Figure out the number of lines in the data that hold the string "rbase". Reply with that figure only.

(Extracted entries begins)

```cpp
static int pack_stage(const shk_ctx *c, ShkStageBufs *b, ShkRollArgs &A, uint64_t nreads, uint64_t text_bytes, uint64_t *buf) {
  A.pk = nullptr; A.pk_base = nullptr; A.pk_flag = nullptr;
  const uint64_t cap_units = c->cfg.max_batch_keys / 2 > 1 ? c->cfg.max_batch_keys / 2 - 1 : 0;
  if (getenv("SHK_NO_PACK") || text_bytes / 64 + nreads + 1 > cap_units) return SHK_OK;
  ProfScope ps(c, b, KP_PACK);
  const uint32_t t = c->threads < 256 ? c->threads : 256;
  { const uint64_t blocks = nreads / t + 1;
    hipLaunchKernelGGL(k_pack_count, dim3((uint32_t)(blocks < 4096 ? blocks : 4096)), dim3(t), 0, b->stream, (const uint64_t *)b->d_rd_start,
                       (const uint64_t *)b->d_rd_end, (const uint64_t *)(b->d_scalars + DS_NREADS), c->cfg.k, b->d_nkeys); }
  if (run_scan<uint32_t>(c, b, b->d_nkeys, nreads, nullptr, b->d_key_base)) return SHK_ERR_HIP;
  { const uint64_t blocks = nreads * 4 / t + 1;
    hipLaunchKernelGGL(k_pack_reads, dim3((uint32_t)(blocks < 16384 ? blocks : 16384)), dim3(t), 0, b->stream, A.text, A.safe_end,
                       (const uint64_t *)b->d_rd_start, (const uint64_t *)b->d_rd_end, (const uint64_t *)(b->d_scalars + DS_NREADS),
                       (const uint64_t *)b->d_key_base, b->d_nkeys, (ShkQuad *)buf, cap_units); }
  A.pk = (const ShkQuad *)buf; A.pk_base = b->d_key_base; A.pk_flag = b->d_nkeys;
  return SHK_OK;
}

static void roll_args(const shk_ctx *c, ShkStageBufs *b, ShkRollArgs &A, const uint8_t *dtext, uint64_t text_bytes,
                      uint32_t chunk_first, uint32_t chunk_mul) {
  A.text = dtext; A.safe_end = (text_bytes + 15) & ~15ULL;
  A.rd_start = b->d_rd_start; A.rd_end = b->d_rd_end; A.nreads_p = b->d_scalars + DS_NREADS; A.rd_chunk = b->d_rd_chunk;
  A.chunk_first = chunk_first; A.chunk_mul = chunk_mul; A.k = c->cfg.k; A.hb = c->cfg.hb;
  A.cap = c->cfg.max_batch_keys; A.err = b->d_err;
}
static void launch_roll_hist(const shk_ctx *c, ShkStageBufs *b, const ShkRollArgs &A, uint64_t nreads, bool wide) {
  const bool small = c->threads < 512;
  const uint32_t t = small ? 64 : wide ? 512 : 256, max_blocks = small ? 64 : wide ? 1024 : 4096;
  const uint64_t blocks = nreads / t + 1;
  const dim3 grid((uint32_t)(blocks < max_blocks ? blocks : max_blocks));
  if (small && wide) hipLaunchKernelGGL((k_roll_hist<14, 64>), grid, dim3(64), 0, b->stream, A);
  else if (small) hipLaunchKernelGGL((k_roll_hist<10, 64>), grid, dim3(64), 0, b->stream, A);
  else if (wide) hipLaunchKernelGGL((k_roll_hist<14, 512>), grid, dim3(512), 0, b->stream, A);
  else hipLaunchKernelGGL((k_roll_hist<10, 256>), grid, dim3(256), 0, b->stream, A);
}
static void launch_roll_scatter(const shk_ctx *c, ShkStageBufs *b, const ShkRollArgs &A, uint64_t nreads) {
  ProfScope ps(c, b, KP_ROLL_SCATTER);
  if (c->threads >= 512) {
    const uint64_t blocks = nreads / 1024 + 1;
    hipLaunchKernelGGL((k_roll_scatter<1024, 1>), dim3((uint32_t)(blocks < 512 ? blocks : 512)), dim3(1024), 0, b->stream, A);
  } else {
    const uint64_t blocks = nreads / 64 + 1;
    hipLaunchKernelGGL((k_roll_scatter<64, 4>), dim3((uint32_t)(blocks < 64 ? blocks : 64)), dim3(64), 0, b->stream, A);
  }
}

static bool roll_path(const shk_ctx *c) { return c->nlevels >= 2; }

static uint64_t up_slot_capacity(double m, uint64_t unit) {
  const uint64_t cp = (uint64_t)ceil(m + 6.0 * sqrt(8.0 * m + 1.0) + 16.0);
  return (cp + unit - 1) / unit * unit;
}
// ... 2405 lines not shown
```

Measured before the change: 35.78 billion.

## Cache newline bitmask in count pass and emit reads from mask

The line-counting kernel now writes a 16-bit newline bitmask per 16-byte text unit. The read-emission kernel then scans this compact mask, 128 bytes of text per thread, instead of rereading and re-classifying the whole text. This cuts the second pass's memory traffic by about 8x and gives each thread more work per block scan, with fewer barriers. The cost is an extra write pass of text/8 bytes and an extra buffer, reallocated with a stream sync if it is too small.

```diff
diff --git a/sh-assembly_amd/csrc/kmer_kernels.hip b/sh-assembly_amd/csrc/kmer_kernels.hip
--- a/sh-assembly_amd/csrc/kmer_kernels.hip
+++ b/sh-assembly_amd/csrc/kmer_kernels.hip
@@ -22,24 +22,25 @@
   return ~(((x & 0x7F7F7F7Fu) + 0x7F7F7F7Fu) | x | 0x7F7F7F7Fu);
 }
 
+__device__ __forceinline__ void shk_clip_flags(uint32_t w[4], uint64_t b0, uint64_t off, uint64_t end) {
+#pragma unroll
+  for (int i = 0; i < 4; i++) {
+    uint64_t wb = b0 + 4 * i;
+    if (wb < off || wb + 4 > end) {
+#pragma unroll
+      for (int j = 0; j < 4; j++)
+        if (wb + j < off || wb + j >= end) w[i] &= ~(0x80u << (8 * j));
+    }
+  }
+}
 __device__ __forceinline__ uint4 shk_unit_flags(const uint8_t *text, uint64_t a0, uint64_t u, uint64_t off,
                                                 uint64_t end) {
   const uint4 v = *reinterpret_cast<const uint4 *>(text + a0 + 16 * u);
-  uint32_t w[4] = {v.x, v.y, v.z, v.w};
-  uint64_t b0 = a0 + 16 * u;
-#pragma unroll
-  for (int i = 0; i < 4; i++) {
-    uint32_t f = shk_nl_flags(w[i]);
-    uint64_t wb = b0 + 4 * i;
-    if (wb < off || wb + 4 > end) {
-#pragma unroll
-      for (int j = 0; j < 4; j++)
-        if (wb + j < off || wb + j >= end) f &= ~(0x80u << (8 * j));
-    }
-    w[i] = f;
-  }
+  uint32_t w[4] = {shk_nl_flags(v.x), shk_nl_flags(v.y), shk_nl_flags(v.z), shk_nl_flags(v.w)};
+  shk_clip_flags(w, a0 + 16 * u, off, end);
   return make_uint4(w[0], w[1], w[2], w[3]);
 }
+__device__ __forceinline__ uint32_t shk_flags_to_bits(uint32_t f) { return ((f >> 7) * 0x01020408u) >> 24; }
 
 #define SHK_PARSE_SEGS 16
 __device__ __forceinline__ void shk_segment_units(uint64_t nunits, unsigned seg, uint64_t *u0, uint64_t *u1) {
@@ -49,7 +50,7 @@
 }
 
 __global__ void k_count_lines(const uint8_t *text, const uint64_t *chunk_off, const uint64_t *chunk_len,
-                              uint64_t *nlines_seg) {
+                              uint64_t *nlines_seg, uint16_t *nlmask) {
   __shared__ uint64_t scratch[SHK_MAX_WAVES + 1];
   const unsigned c = blockIdx.x / SHK_PARSE_SEGS, seg = blockIdx.x % SHK_PARSE_SEGS;
   const uint64_t off = chunk_off[c], end = off + chunk_len[c];
@@ -59,8 +60,14 @@
   shk_segment_units(nunits, seg, &u0, &u1);
   uint64_t cnt = 0;
   for (uint64_t u = u0 + threadIdx.x; u < u1; u += blockDim.x) {
-    uint4 f = shk_unit_flags(text, a0, u, off, end);
-    cnt += __popc(f.x) + __popc(f.y) + __popc(f.z) + __popc(f.w);
+    const uint64_t b0 = a0 + 16 * u;
+    const uint4 v = *reinterpret_cast<const uint4 *>(text + b0);
+    uint32_t w[4] = {shk_nl_flags(v.x), shk_nl_flags(v.y), shk_nl_flags(v.z), shk_nl_flags(v.w)};
+    if (nlmask)
+      nlmask[b0 >> 4] = (uint16_t)(shk_flags_to_bits(w[0]) | shk_flags_to_bits(w[1]) << 4 | shk_flags_to_bits(w[2]) << 8 |
+                                   shk_flags_to_bits(w[3]) << 12);
+    shk_clip_flags(w, b0, off, end);
+    cnt += __popc(w[0]) + __popc(w[1]) + __popc(w[2]) + __popc(w[3]);
   }
   uint64_t tot = shk_block_sum64(cnt, scratch);
   if (threadIdx.x == 0) nlines_seg[blockIdx.x] = tot;
@@ -95,19 +102,20 @@
   }
 }
 
-__global__ void k_emit_reads(const uint8_t *text, const uint64_t *chunk_off, const uint64_t *chunk_len,
-                             const uint64_t *reads_base, const uint64_t *line_base_seg, uint64_t *rd_start, uint64_t *rd_end,
-                             uint16_t *rd_chunk) {
-  __shared__ uint32_t scratch[SHK_MAX_WAVES + 1];
-  __shared__ uint64_t line_carry;
-  const unsigned c = blockIdx.x / SHK_PARSE_SEGS, seg = blockIdx.x % SHK_PARSE_SEGS;
-  const uint64_t off = chunk_off[c], end = off + chunk_len[c];
+__device__ __forceinline__ void shk_emit_line(uint64_t line, uint64_t pos, unsigned c, uint64_t rbase, uint64_t nreads,
+                                              uint64_t *rd_start, uint64_t *rd_end, uint16_t *rd_chunk) {
+  const uint64_t rd = line >> 2;
+  if (rd < nreads) {
+    if ((line & 3) == 0) { rd_start[rbase + rd] = pos + 1; rd_chunk[rbase + rd] = (uint16_t)c; }
+    else if ((line & 3) == 1) rd_end[rbase + rd] = pos;
+  }
+}
+
+__device__ __forceinline__ void shk_emit_from_text(const uint8_t *text, unsigned c, uint64_t off, uint64_t end, uint64_t u0, uint64_t u1,
+                                                   uint64_t line0, uint64_t rbase, uint64_t nreads, uint64_t *rd_start,
+                                                   uint64_t *rd_end, uint16_t *rd_chunk, uint32_t *scratch, uint64_t *line_carry) {
   const uint64_t a0 = off & ~15ULL;
-  const uint64_t nunits = (end - a0 + 15) / 16;
-  uint64_t u0, u1;
-  shk_segment_units(nunits, seg, &u0, &u1);
-  const uint64_t rbase = reads_base[c], nreads = reads_base[c + 1] - rbase;
-  if (threadIdx.x == 0) line_carry = line_base_seg[blockIdx.x];
+  if (threadIdx.x == 0) *line_carry = line0;
   __syncthreads();
   for (uint64_t ub = u0; ub < u1; ub += blockDim.x) {
     uint64_t u = ub + threadIdx.x;
@@ -116,7 +124,7 @@
     uint32_t n = __popc(f.x) + __popc(f.y) + __popc(f.z) + __popc(f.w);
     uint32_t tot;
     uint32_t ex = shk_block_exscan(n, &tot, scratch);
-    uint64_t line = line_carry + ex;
+    uint64_t line = *line_carry + ex;
     if (n) {
       uint32_t w[4] = {f.x, f.y, f.z, f.w};
 #pragma unroll
@@ -125,20 +133,73 @@
         while (m) {
           int bit = __ffs(m) - 1;
           m &= m - 1;
-          uint64_t pos = a0 + 16 * u + 4 * i + (bit >> 3);
-          uint64_t rd = line >> 2;
-          if (rd < nreads) {
-            if ((line & 3) == 0) { rd_start[rbase + rd] = pos + 1; rd_chunk[rbase + rd] = (uint16_t)c; }
-            else if ((line & 3) == 1) rd_end[rbase + rd] = pos;
-          }
-          line++;
-        }
-      }
-    }
-    __syncthreads();
-    if (threadIdx.x == 0) line_carry += tot;
-    __syncthreads();
-  }
+          shk_emit_line(line++, a0 + 16 * u + 4 * i + (bit >> 3), c, rbase, nreads, rd_start, rd_end, rd_chunk);
+        }
+      }
+    }
+    __syncthreads();
+    if (threadIdx.x == 0) *line_carry += tot;
+    __syncthreads();
+  }
+}
+
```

(Extracted entries ends)

_Answer for the task:_ 8